Task objective -> Scan the data. Collect each line that contains the word "byref".

[Opening Listed records section]

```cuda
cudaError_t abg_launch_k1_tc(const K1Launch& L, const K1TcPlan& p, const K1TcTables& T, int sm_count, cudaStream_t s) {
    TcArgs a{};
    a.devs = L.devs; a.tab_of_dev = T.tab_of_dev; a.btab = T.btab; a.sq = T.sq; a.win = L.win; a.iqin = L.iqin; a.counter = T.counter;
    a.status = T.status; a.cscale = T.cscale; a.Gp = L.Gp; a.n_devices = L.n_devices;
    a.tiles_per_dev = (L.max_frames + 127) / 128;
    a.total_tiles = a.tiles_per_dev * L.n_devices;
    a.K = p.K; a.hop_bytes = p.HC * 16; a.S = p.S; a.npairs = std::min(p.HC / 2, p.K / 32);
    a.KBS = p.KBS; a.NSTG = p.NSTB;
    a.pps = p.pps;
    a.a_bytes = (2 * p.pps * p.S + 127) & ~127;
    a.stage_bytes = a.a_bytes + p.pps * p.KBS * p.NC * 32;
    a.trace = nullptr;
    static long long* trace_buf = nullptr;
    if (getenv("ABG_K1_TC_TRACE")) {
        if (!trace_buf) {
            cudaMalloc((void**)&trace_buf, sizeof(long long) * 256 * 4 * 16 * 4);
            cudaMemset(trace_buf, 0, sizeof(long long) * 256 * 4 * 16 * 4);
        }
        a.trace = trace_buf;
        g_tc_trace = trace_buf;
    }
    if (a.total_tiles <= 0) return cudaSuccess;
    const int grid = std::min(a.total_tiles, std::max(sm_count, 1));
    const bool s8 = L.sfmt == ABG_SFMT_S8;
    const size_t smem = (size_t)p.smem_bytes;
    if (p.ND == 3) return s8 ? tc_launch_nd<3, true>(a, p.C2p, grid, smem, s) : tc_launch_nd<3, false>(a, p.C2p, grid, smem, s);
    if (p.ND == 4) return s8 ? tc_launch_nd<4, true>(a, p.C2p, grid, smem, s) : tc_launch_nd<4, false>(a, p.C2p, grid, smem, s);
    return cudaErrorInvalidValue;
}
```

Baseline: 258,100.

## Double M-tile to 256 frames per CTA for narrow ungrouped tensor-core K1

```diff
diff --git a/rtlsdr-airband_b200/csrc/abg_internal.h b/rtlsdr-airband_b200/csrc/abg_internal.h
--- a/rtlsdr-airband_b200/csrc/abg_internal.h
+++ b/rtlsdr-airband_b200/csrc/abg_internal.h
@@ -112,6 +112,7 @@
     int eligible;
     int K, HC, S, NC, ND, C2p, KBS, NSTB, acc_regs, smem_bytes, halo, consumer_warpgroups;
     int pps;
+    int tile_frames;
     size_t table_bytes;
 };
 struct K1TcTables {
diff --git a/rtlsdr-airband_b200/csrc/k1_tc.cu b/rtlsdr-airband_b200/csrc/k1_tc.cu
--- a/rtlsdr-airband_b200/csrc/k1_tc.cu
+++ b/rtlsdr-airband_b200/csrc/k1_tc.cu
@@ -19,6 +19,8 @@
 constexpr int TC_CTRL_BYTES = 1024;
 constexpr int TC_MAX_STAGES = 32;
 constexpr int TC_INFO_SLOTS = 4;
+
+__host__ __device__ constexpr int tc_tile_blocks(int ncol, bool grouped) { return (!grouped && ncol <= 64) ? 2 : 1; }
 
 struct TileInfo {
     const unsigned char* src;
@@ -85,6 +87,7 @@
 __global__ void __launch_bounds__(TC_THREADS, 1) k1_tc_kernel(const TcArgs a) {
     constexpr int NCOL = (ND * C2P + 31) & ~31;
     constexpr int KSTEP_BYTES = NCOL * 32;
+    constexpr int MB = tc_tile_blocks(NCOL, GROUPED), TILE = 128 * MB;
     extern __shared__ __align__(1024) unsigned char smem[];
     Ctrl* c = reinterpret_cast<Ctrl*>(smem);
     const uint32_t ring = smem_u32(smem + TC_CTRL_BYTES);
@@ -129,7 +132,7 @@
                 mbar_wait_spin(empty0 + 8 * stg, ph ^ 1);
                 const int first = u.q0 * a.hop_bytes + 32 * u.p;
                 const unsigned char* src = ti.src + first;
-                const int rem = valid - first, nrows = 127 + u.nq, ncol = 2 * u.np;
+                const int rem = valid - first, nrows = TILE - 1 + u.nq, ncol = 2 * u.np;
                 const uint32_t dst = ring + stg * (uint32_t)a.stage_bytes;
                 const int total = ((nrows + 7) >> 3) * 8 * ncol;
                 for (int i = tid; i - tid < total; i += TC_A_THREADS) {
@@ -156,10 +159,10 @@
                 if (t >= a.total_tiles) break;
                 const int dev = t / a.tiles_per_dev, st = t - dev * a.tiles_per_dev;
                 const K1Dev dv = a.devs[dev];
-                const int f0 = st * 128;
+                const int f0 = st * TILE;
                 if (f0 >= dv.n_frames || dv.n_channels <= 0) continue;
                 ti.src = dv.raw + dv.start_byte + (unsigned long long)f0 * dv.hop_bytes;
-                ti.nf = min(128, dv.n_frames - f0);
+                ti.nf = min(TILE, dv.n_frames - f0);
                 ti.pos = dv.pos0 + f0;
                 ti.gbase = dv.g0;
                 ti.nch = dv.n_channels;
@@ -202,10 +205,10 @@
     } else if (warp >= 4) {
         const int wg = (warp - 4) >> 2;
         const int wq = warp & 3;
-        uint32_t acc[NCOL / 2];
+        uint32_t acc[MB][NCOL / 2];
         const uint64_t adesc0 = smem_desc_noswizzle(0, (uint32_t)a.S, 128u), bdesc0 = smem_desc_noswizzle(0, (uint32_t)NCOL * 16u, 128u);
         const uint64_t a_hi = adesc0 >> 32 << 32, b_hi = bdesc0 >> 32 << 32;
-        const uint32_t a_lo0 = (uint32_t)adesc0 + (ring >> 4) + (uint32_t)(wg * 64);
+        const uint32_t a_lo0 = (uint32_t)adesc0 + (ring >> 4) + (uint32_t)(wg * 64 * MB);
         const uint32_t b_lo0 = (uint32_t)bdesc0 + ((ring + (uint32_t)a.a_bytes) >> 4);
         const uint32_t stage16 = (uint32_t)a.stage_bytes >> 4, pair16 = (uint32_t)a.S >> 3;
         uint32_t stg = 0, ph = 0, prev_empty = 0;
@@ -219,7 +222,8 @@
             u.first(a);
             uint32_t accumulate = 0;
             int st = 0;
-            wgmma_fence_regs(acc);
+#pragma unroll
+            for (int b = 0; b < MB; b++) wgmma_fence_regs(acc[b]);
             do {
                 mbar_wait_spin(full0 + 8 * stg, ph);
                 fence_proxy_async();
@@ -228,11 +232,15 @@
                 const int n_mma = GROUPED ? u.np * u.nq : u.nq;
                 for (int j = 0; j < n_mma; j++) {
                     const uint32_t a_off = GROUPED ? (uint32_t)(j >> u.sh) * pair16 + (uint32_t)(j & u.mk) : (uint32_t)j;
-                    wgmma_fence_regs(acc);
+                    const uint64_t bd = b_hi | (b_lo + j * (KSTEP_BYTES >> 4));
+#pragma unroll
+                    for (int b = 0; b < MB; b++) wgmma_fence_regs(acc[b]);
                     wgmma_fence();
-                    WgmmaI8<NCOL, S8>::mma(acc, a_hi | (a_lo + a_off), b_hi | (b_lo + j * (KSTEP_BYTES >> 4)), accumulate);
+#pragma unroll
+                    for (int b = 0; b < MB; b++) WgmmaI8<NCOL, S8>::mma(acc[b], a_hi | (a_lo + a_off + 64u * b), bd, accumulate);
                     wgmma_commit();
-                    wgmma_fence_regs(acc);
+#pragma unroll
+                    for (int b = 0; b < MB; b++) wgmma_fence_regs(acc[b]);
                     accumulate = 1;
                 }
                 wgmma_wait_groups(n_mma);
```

[Closing Listed records section]
[Opening Listed records section]

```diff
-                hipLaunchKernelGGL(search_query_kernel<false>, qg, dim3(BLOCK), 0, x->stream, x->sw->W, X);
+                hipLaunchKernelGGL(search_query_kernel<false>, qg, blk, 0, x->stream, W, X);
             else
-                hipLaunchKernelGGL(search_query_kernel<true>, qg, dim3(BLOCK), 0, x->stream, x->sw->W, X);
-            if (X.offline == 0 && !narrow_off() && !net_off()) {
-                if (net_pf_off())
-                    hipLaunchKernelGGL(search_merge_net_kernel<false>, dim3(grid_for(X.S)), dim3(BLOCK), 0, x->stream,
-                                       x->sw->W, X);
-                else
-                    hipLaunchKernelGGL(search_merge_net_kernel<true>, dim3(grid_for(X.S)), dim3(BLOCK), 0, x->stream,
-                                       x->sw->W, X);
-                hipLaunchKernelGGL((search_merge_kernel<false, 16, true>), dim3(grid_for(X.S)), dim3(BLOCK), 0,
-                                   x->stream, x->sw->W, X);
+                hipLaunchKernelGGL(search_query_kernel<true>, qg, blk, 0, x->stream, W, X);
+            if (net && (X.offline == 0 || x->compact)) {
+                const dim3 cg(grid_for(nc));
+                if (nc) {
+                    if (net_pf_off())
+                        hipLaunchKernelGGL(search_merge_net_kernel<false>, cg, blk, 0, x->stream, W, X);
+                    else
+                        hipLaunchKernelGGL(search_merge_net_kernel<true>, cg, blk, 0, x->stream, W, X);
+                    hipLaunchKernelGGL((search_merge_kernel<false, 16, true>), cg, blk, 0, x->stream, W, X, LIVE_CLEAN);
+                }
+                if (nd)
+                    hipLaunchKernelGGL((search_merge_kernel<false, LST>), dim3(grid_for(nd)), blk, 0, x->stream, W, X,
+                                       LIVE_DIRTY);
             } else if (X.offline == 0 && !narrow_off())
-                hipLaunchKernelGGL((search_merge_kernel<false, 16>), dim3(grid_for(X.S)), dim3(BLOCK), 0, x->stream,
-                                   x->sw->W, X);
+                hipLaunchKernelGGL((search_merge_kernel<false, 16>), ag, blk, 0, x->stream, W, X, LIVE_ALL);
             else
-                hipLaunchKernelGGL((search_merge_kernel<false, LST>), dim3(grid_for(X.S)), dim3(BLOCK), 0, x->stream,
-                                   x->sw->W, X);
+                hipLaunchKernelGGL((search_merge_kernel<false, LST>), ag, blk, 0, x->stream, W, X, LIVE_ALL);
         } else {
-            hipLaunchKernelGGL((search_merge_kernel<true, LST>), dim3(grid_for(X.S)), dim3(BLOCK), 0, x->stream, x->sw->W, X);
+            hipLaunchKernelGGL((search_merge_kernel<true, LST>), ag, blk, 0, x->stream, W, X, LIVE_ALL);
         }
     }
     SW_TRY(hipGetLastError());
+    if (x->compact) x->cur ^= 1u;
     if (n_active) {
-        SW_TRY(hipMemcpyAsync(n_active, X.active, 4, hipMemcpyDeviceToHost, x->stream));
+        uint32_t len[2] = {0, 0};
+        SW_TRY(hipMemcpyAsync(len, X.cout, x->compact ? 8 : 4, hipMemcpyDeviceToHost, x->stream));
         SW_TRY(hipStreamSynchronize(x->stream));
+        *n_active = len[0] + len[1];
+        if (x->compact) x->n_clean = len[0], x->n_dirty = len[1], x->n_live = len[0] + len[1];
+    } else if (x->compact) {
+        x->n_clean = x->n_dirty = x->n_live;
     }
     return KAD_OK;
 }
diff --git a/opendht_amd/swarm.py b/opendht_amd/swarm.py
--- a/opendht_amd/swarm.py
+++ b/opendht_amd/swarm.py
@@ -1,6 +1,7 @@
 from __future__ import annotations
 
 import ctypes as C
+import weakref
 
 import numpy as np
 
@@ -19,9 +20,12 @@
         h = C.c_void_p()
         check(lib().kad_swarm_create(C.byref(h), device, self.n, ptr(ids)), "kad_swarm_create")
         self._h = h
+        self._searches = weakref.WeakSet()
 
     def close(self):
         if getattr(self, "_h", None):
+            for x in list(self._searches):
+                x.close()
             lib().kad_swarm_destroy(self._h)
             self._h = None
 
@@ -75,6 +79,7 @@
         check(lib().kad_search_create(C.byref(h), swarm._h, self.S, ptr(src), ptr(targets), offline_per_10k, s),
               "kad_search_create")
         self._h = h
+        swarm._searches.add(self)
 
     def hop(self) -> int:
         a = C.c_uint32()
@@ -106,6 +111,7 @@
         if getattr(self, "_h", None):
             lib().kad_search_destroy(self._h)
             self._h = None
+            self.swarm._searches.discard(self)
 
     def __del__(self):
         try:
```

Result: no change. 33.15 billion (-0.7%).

[Closing Listed records section]

Response to the exercise ->
         check(lib().kad_swarm_create(C.byref(h), device, self.n, ptr(ids)), "kad_swarm_create")
         check(lib().kad_search_create(C.byref(h), swarm._h, self.S, ptr(src), ptr(targets), offline_per_10k, s),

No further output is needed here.